There were also other considerations in the mind of Herbert Hoover. Agents were sending alarming reports to Washington – reports of native unrest, of African independent movements being tapped out by the drums across the breadth of that volcanic subject continent. The news from Liberia, always regarded as a docile semi-protectorate of the United States, was particularly disconcerting [1] to those whose main conception of liberty was to choke it with yards of stocks and bonds.

Firestone would make no agreement unless Liberia agreed to accept a loan which would prevent Britain or France from ever obtaining control of the country ... Liberia, if she wished to continue as a sovereign nation, must accept whatever bounty America offered her – and on America’s own terms.

Thus one million acres of Liberia’s richest land, or any smaller area that Firestone might designate from time to time, fell into the hands of the rubber company for an annual rental of six cents per acre. In addition, Firestone was given rights to develop any industry in the country.

The Firestone Company agreed to use its influence to secure the loan of five million dollars for its new step-child. Eventually, the Finance Corporation of America agreed to advance this sum with the provision that American advisers supervise the collection of all Liberia’s revenues.
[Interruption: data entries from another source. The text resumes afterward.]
# wtsi-svi/ReadServer

Hardware: AMD Instinct MI355X
Metric: 31-mer backward-search queries/sec on popBWT, counted as (query x shard) backward searches/s (higher is better)
Workload: dtype u64

## Files before the change

readserver_amd/csrc/search_solo.h:

```cpp
#ifndef RSBWT_SEARCH_SOLO_H
#define RSBWT_SEARCH_SOLO_H

namespace rsb {

constexpr uint64_t WL_DEAD = 1ull << 63;
constexpr uint32_t SOLO_STAGED_RESULTS = 4u;
constexpr uint32_t SOLO_COUNT_UNSTAGED = 8u;
constexpr uint32_t RES_WAVE_LDS = 2048u;
constexpr uint32_t SOLO_RESULTS_LDS = WG_WAVES * RES_WAVE_LDS;
constexpr uint32_t RES_SLOT_BYTES = 8u;
constexpr uint32_t RES_STATE_BYTES = 8u;
constexpr uint32_t RES_BUFS = RES_WAVE_LDS / (8u * RES_SLOT_BYTES + RES_STATE_BYTES);
static_assert(RES_BUFS * (8u * RES_SLOT_BYTES + RES_STATE_BYTES) <= RES_WAVE_LDS, "a wave's buffers and their state fit its 2 KB");
static_assert(RES_WAVE_LDS == 2048u && RES_BUFS == 28u, "2 KB per wave: with the line slots a CU's 160 KB at four workgroups");
static_assert(RES_BUFS >= 9u && RES_BUFS <= 64u, "a lane per buffer claims; at most 9 groups begin among a pass's 64 draws");
constexpr uint32_t RES_WIDTH_BITS = 24u;
constexpr uint32_t RES_ESCAPED = (1u << RES_WIDTH_BITS) - 1u;

__device__ __forceinline__ void solo_lds_handoff() {
    __builtin_amdgcn_fence(__ATOMIC_RELEASE, "wavefront", "local");
    __builtin_amdgcn_wave_barrier();
    __builtin_amdgcn_fence(__ATOMIC_ACQUIRE, "wavefront", "local");
}
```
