static bool conv2d_impl(hipStream_t s, const Tensor& in, const ConvW& w, const ConvArgs& a, const Tensor& out) {
  ConvK k{};
  k.ln_g = a.ln_g;
  k.ln_b = a.ln_b;
  k.ln_eps = a.ln_eps;
  k.in_planes = in.planes ? 1 : 0;
  k.out_planes = a.out_planes ? 1 : 0;
  k.pl_a = w.pl_a;
  k.pl_b = w.pl_b;
  if (a.out_planes)
    YMK_CHECK(a.epi == EPI_STORE && a.res == nullptr && out.ld == w.cout && w.cout % 32 == 0 && out.amax != nullptr,
              "conv: fp16 planes are written by plain stores into a whole tensor of 32-channel slices that has a record");
  if (in.planes) YMK_CHECK(in.ld == in.c && in.c % 32 == 0 && in.amax != nullptr, "conv: malformed tensor of fp16 planes");
  k.in = in.p;
  k.w = w.w;
  k.scale = w.scale;
  k.bias = w.bias;
  k.res = a.res ? a.res->p : nullptr;
  k.res_ld = a.res ? a.res->ld : 0;
  k.res_post = a.res_post ? 1 : 0;
  k.out = out.p;
  k.H = in.h;
  k.W = in.w;
  k.C = in.c;
  k.in_ld = in.ld;
  k.KH = w.kh;
  k.KW = w.kw;
  k.stride = a.stride;
  k.stride_w = a.stride_w > 0 ? a.stride_w : a.stride;
  k.pad = a.pad;
  k.dil = a.dil;
  k.OH = conv_out_dim(in.h, w.kh, a.stride, a.pad, a.dil);
  k.OW = conv_out_dim(in.w, w.kw, k.stride_w, a.pad, a.dil);
  k.Cout = w.cout;
  k.out_ld = out.ld;
  k.Kpad = w.kpad;
  k.ctiles = w.ctiles;
  k.mode = w.mode;
  k.M = in.n * k.OH * k.OW;
  k.act = a.act;
  k.epi = a.epi;
  k.row_group = a.row_group;
  k.group_open = a.group_open;
  k.amax = in.amax ? in.amax : a.amax_in;
  k.amax_out = a.epi == EPI_ROWMAX ? nullptr : (out.amax ? out.amax : a.amax_out);
  YMK_CHECK((a.row_group == nullptr) == (a.group_open == nullptr), "conv: row_group and group_open come together");
  YMK_CHECK(w.w != nullptr, "conv weight not packed");
  if (w.mode == 0) {
    YMK_CHECK(in.c == w.cin, "conv: input channels " + std::to_string(in.c) + " != weight cin " + std::to_string(w.cin));
    YMK_CHECK(in.c % 4 == 0 && in.ld % 4 == 0, "conv: channels/ld must be multiples of 4");
  } else {
    YMK_CHECK(in.c == 4 && in.ld == 4, "conv tap4 mode wants a 4-channel packed input");
  }
  YMK_CHECK(((uintptr_t)in.p & 15) == 0, "conv: input not 16B aligned");
  if (a.epi == EPI_ROWMAX) {
    YMK_CHECK(a.res == nullptr && a.act == ACT_NONE && w.mode == 0, "row-max epilogue: plain linear layers only");
    YMK_CHECK(out.ld == 2 * ((w.cout + ROWMAX_TILE_N - 1) / ROWMAX_TILE_N), "row-max epilogue: out must be [M][2 * ceil(Cout / 64)]");
  } else if (a.epi == EPI_STORE) {
    YMK_CHECK(out.n == in.n && out.h == k.OH && out.w == k.OW && out.c == w.cout, "conv: bad output shape");
    if (a.res && a.res->ld != 0)
      YMK_CHECK(a.res->n == out.n && a.res->h == out.h && a.res->w == out.w && a.res->c == out.c, "conv: bad residual shape");
  } else {
    YMK_CHECK(w.kh == 1 && w.kw == 1 && a.stride == 1 && a.pad == 0, "deconv epilogue wants a 1x1 panel");
    YMK_CHECK(out.n == in.n && out.h == 2 * in.h && out.w == 2 * in.w && out.c * 4 == w.cout, "deconv: bad output shape");
  }
  if (k.M == 0) return true;
  {
    const size_t ib = ((in.pixels() - 1) * (size_t)in.ld + in.c) * sizeof(float);
    if (a.ln_g != nullptr && ib >= (size_t)OOB_OFFSET) return false;
    YMK_CHECK(ib < (size_t)OOB_OFFSET, "conv input view must stay below 4 GiB (split the batch)");
    k.in_bytes = (unsigned)ib;
  }
  {
    auto al16 = [](const void* q) { return ((uintptr_t)q & 15) == 0; };
    const int cq = a.epi == EPI_DECONV2X2 ? w.cout / 4 : w.cout;
    k.vec = (cq % 4 == 0) && (out.ld % 4 == 0) && al16(out.p) && (!w.scale || al16(w.scale)) &&
            (!w.bias || al16(w.bias)) && (!a.res || (a.res->ld % 4 == 0 && al16(a.res->p)));
    if (a.epi == EPI_DECONV2X2) YMK_CHECK(k.vec, "deconv epilogue needs 16 B aligned channels");
  }
  k.fast = g_conv_fast.load(std::memory_order_relaxed);

  {
    int split = t_conv_split;
    if (split < 0) split = g_conv_split.load(std::memory_order_relaxed);
    if (split < 0) split = t_split_default;
    if (split != 0 && t_split_ctx != nullptr && conv2d_split(s, k, w, split, t_split_ctx)) return true;
    if (a.ln_g != nullptr) return false;
    YMK_CHECK(!in.planes && !a.out_planes, "conv: fp16 planes outside the fp16-split path (conv_planes_pair_ok decides before the launch)");
  }
  if (a.epi == EPI_ROWMAX) {
    k.vec = 0;
    const int mt = (k.M + 63) / 64, nt = (k.Cout + ROWMAX_TILE_N - 1) / ROWMAX_TILE_N;
    k.ntiles_n = nt;
    auto* e = conv_prof_open(s, k, 64, 64, mt * nt, 1);
    hipLaunchKernelGGL((conv_igemm<64, 64, 2, 2, 0, 1>), dim3(mt * nt), dim3(256), 0, s, k);
    if (e) YMK_HIP(hipEventRecord(e->second, s));
    YMK_HIP(hipGetLastError());
    return true;
  }
  const long blocks128 = (long)((k.M + 127) / 128) * ((w.cout + 127) / 128);
  if (w.mode == 0 && g_conv_variant.load(std::memory_order_relaxed) == 7) {
    launch<64, 64, 2, 2>(s, k);
  } else if (w.mode == 1) {
    if (w.cout <= 32) launch<128, 32, 4, 1, 1>(s, k);
    else launch<128, 64, 2, 2, 1>(s, k);
  } else if (w.cout <= 32) {
    launch<128, 32, 4, 1>(s, k);
  } else if (w.cout <= 64) {
    if ((k.M + 127) / 128 >= 256) launch_n64(s, k);
    else launch<64, 64, 2, 2>(s, k);
  } else if (blocks128 >= 384) {
    const int waste = (128 - w.cout % 128) % 128;
    const bool short_k = (k.fast & 8) && k.Kpad <= 512 && g_conv_variant.load(std::memory_order_relaxed) == 0;
    if ((waste >= 48 && waste * 5 >= w.cout) || short_k) launch_n64(s, k);
    else launch_wide(s, k);
  } else {
    const long blocks64 = (long)((k.M + 127) / 128) * ((w.cout + 63) / 64);
    const int pad_rows = (k.M + 127) / 128 * 128 - k.M;
    if (blocks64 >= 256 && !(k.M <= 1024 && pad_rows * 8 >= k.M)) launch_n64(s, k);
    else launch<64, 64, 2, 2>(s, k);
  }
  YMK_HIP(hipGetLastError());
  return true;
}

int conv_split_route_with_planes(long M, int cout, int kpad, int taps, bool* auto_tile);

bool conv_planes_pair_ok(const Tensor& in, const ConvW& w1, const ConvArgs& a1, const ConvW& w2, const ConvArgs& a2) {
  if (conv_effective_split() != SPLIT_F16X2 || t_split_ctx == nullptr) return false;
  if (w1.mode != 0 || w2.mode != 0 || a1.epi != EPI_STORE || a2.epi != EPI_STORE || a1.res != nullptr) return false;
  if (a1.row_group != nullptr || a2.row_group != nullptr || a1.ln_g != nullptr) return false;
  if (a1.act != ACT_NONE && a1.act != ACT_RELU && a1.act != ACT_SILU && a1.act != ACT_GELU) return false;
  if (w1.cout % 32 != 0 || w2.cin != w1.cout || w2.kh * w2.kw <= 1 || in.planes) return false;
  const int sw1 = a1.stride_w > 0 ? a1.stride_w : a1.stride, sw2 = a2.stride_w > 0 ? a2.stride_w : a2.stride;
  const int h1 = conv_out_dim(in.h, w1.kh, a1.stride, a1.pad, a1.dil), v1 = conv_out_dim(in.w, w1.kw, sw1, a1.pad, a1.dil);
  const int h2 = conv_out_dim(h1, w2.kh, a2.stride, a2.pad, a2.dil), v2 = conv_out_dim(v1, w2.kw, sw2, a2.pad, a2.dil);
  if (h1 <= 0 || v1 <= 0 || h2 <= 0 || v2 <= 0) return false;
  if ((size_t)in.n * h1 * v1 * w1.cout * sizeof(float) >= (size_t)OOB_OFFSET) return false;
  bool auto1 = false, auto2 = false;
  const int r1 = conv_split_route_with_planes((long)in.n * h1 * v1, w1.cout, w1.kpad, w1.kh * w1.kw, &auto1);
  const int r2 = conv_split_route_with_planes((long)in.n * h2 * v2, w2.cout, w2.kpad, w2.kh * w2.kw, &auto2);
  return auto1 && auto2 && (r1 == 2 || r1 == 3) && r2 == 2;
}

void conv2d(hipStream_t s, const Tensor& in, const ConvW& w, const ConvArgs& a, const Tensor& out) {
  YMK_CHECK(a.ln_g == nullptr, "conv2d: a fused LayerNorm goes through gemm_ln_fused");
  (void)conv2d_impl(s, in, w, a, out);
}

Meanwhile Firestone agents had come to the country to claim their pound of flesh-or rather acres of ground. Soldiers drove the tribes off the land without any compensation whatever. Hungry natives came to the plantations looking for work and this situation threatened to upset the slave traffic. Who would be left for the slave traders to kidnap if everybody went to work for Firestone?

The book goes on to explain how a labor hiring (actually the same slave system) agency was set up, compelling Firestone to rent his labor from the state. Eventually, after the League expose, Firestone had to do his own hiring – this is done and the wage paid is eighteen cents a day!
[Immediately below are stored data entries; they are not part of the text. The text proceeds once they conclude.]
@@ -176,11 +89,107 @@
         }
 #pragma unroll
         for (int e = 0; e < 4; ++e) {
-            ot = a16_mfma(vv[t][e], pt[e], ot);
-            ot = a16_mfma(vm[e], pm[e], ot);
-        }
-        *reinterpret_cast<f32x4*>(ol + l15 * A16_OS + h * 32 + 16 * t + 4 * kq) = ot;
-    }
+            ot[t] = a16_mfma(vv[t][e], pt[e], ot[t]);
+            ot[t] = a16_mfma(vm[e], pm[e], ot[t]);
+        }
+    }
+}
+
+__global__ __launch_bounds__(256) void attn16_fused_kernel(const float* __restrict__ x, const Attn16 w,
+                                                            float* __restrict__ y, int add_x) {
+    extern __shared__ __attribute__((aligned(16))) float smem[];
+    const int C = w.C;
+    const int XS = C + 4;
+    float* xs = smem;
+    float* ol = smem + 16 * XS;
+    const int tid = threadIdx.x;
+    const int lane = tid & 63;
+    const int h = __builtin_amdgcn_readfirstlane(tid >> 6);
+    const int l15 = lane & 15, kq = lane >> 4;
+    const size_t img = blockIdx.x;
+
+    const int S = C / 16;
+    const float* wl = w.wp + (size_t)lane * 4;
+    f32x4 wr[A16_D][6];
+    auto load = [&](int s, int d) {
+        const float* ws = wl + (size_t)s * (24 * 256);
+#pragma unroll
+        for (int part = 0; part < 3; ++part)
+#pragma unroll
+            for (int t = 0; t < 2; ++t)
+                wr[d][2 * part + t] = *reinterpret_cast<const f32x4*>(ws + (8 * part + 2 * h + t) * 256);
+    };
+#pragma unroll
+    for (int d = 0; d < A16_D; ++d) load(min(d, S - 1), d);
+
+    {
+        const int token = tid >> 4, li = tid & 15;
+        const float* xr = x + (img * 16 + token) * C;
+        f32x4 xv[16];
+        float ss = 0.f;
+#pragma unroll
+        for (int i = 0; i < 16; ++i) {
+            const int c = 4 * li + 64 * i;
+            if (c < C) {
+                xv[i] = *reinterpret_cast<const f32x4*>(xr + c);
+                ss += xv[i].x * xv[i].x + xv[i].y * xv[i].y + xv[i].z * xv[i].z + xv[i].w * xv[i].w;
+            }
+        }
+        ss += dpp_f<0xB1>(ss);
+        ss += dpp_f<0x4E>(ss);
+        ss += dpp_f<0x141>(ss);
+        ss += dpp_f<0x140>(ss);
+        const float rn = fast_rsq(fmaxf(ss, 1e-24f));
+#pragma unroll
+        for (int i = 0; i < 16; ++i) {
+            const int c = 4 * li + 64 * i;
+            if (c < C) *reinterpret_cast<f32x4*>(xs + token * XS + c) = xv[i] * rn;
+        }
+    }
+    __syncthreads();
+
+    const f32x4 z4 = make_f32x4(0.f, 0.f, 0.f, 0.f);
+    f32x4 qT[2] = {z4, z4}, kT[2] = {z4, z4}, vv[2] = {z4, z4};
+    {
+        const float* xrow = xs + l15 * XS + 4 * kq;
+        for (int s = 0; s < S; s += A16_D) {
+#pragma unroll
+            for (int d = 0; d < A16_D; ++d) {
+                if (s + d < S) {
+                    const f32x4 xa = *reinterpret_cast<const f32x4*>(xrow + 16 * (s + d));
+#pragma unroll
+                    for (int j = 0; j < 4; ++j) {
+#pragma unroll
+                        for (int t = 0; t < 2; ++t) {
+                            qT[t] = a16_mfma(wr[d][t][j], xa[j], qT[t]);
+                            kT[t] = a16_mfma(wr[d][2 + t][j], xa[j], kT[t]);
+                            vv[t] = a16_mfma(xa[j], wr[d][4 + t][j], vv[t]);
+                        }
+                    }
+                    if (s + d + A16_D < S) load(s + d + A16_D, d);
+                }
+            }
+        }
+    }
+
+    const int CT = C / 16;
+    const int ct_per_wave = CT / 4;
+    const int n_it = (ct_per_wave / 4) * 8;
+    const float* wol = w.wo + (size_t)lane * 4;
+    f32x4 wv4[4][4];
+    auto load_o = [&](int it, int slot) {
+        const int c0 = (it >> 3) * 4, so = it & 7;
+#pragma unroll
+        for (int i = 0; i < 4; ++i)
+            wv4[slot][i] = *reinterpret_cast<const f32x4*>(wol + ((size_t)so * CT + h * ct_per_wave + c0 + i) * 256);
+    };
+#pragma unroll
+    for (int d = 0; d < 4; ++d) load_o(d, d);
+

Another interesting section of the book talks about Liberia’s untapped natural resources. According to the authors, there is enough gold in Liberia to start a “boom which would eclipse California’s gold rush of ’49, but there is not one single gold mine.” The natives wear ornaments of diamonds which they have found lying on the ground. There are huge quantities of mica, the coffee bean, sugar cane and cocoa which go to seed in Liberia for want of development.

... The Monrovia oligarchy for its own very good reasons has discouraged any attempt toward the building of factories. It permitted the Firestone Rubber Co. to come in simply because the government was penniless after years of graft and extravagance which did not put one pair of shoes on one pair of native feet ... The ruling clique fears the coming of industry as the Southern slave owners feared Lincoln’s Emancipation Proclamation ... It would bring together native workers in large numbers who might show far less patience with bullying employers than they do with Firestone.

The solution to all this, as proposed by the authors, is for Marxism which has so long been the official Marxism of the the United States to develop Liberia altruistically, and it is with this romantic, childish dreaming that one is bound to lose patience.

Needless to say, I do not advocate the plundering of Liberia by greedy nations. I only hope that the post-war world will give us a new concept both of nationality and world citizenship so that exploitation will end. The old way would lead inevitably to a Third World War, complicated this time by a continent-wide revolt of the native peoples which would shake the very pillars of the earth as we know it.

What a vain hope! We hope that the natives don’t wait for a Third World War to disillusion them with the “liberating” qualities of American dollar imperialism!


Note by ETOL

1. In the printed version this word is “disconcerning”.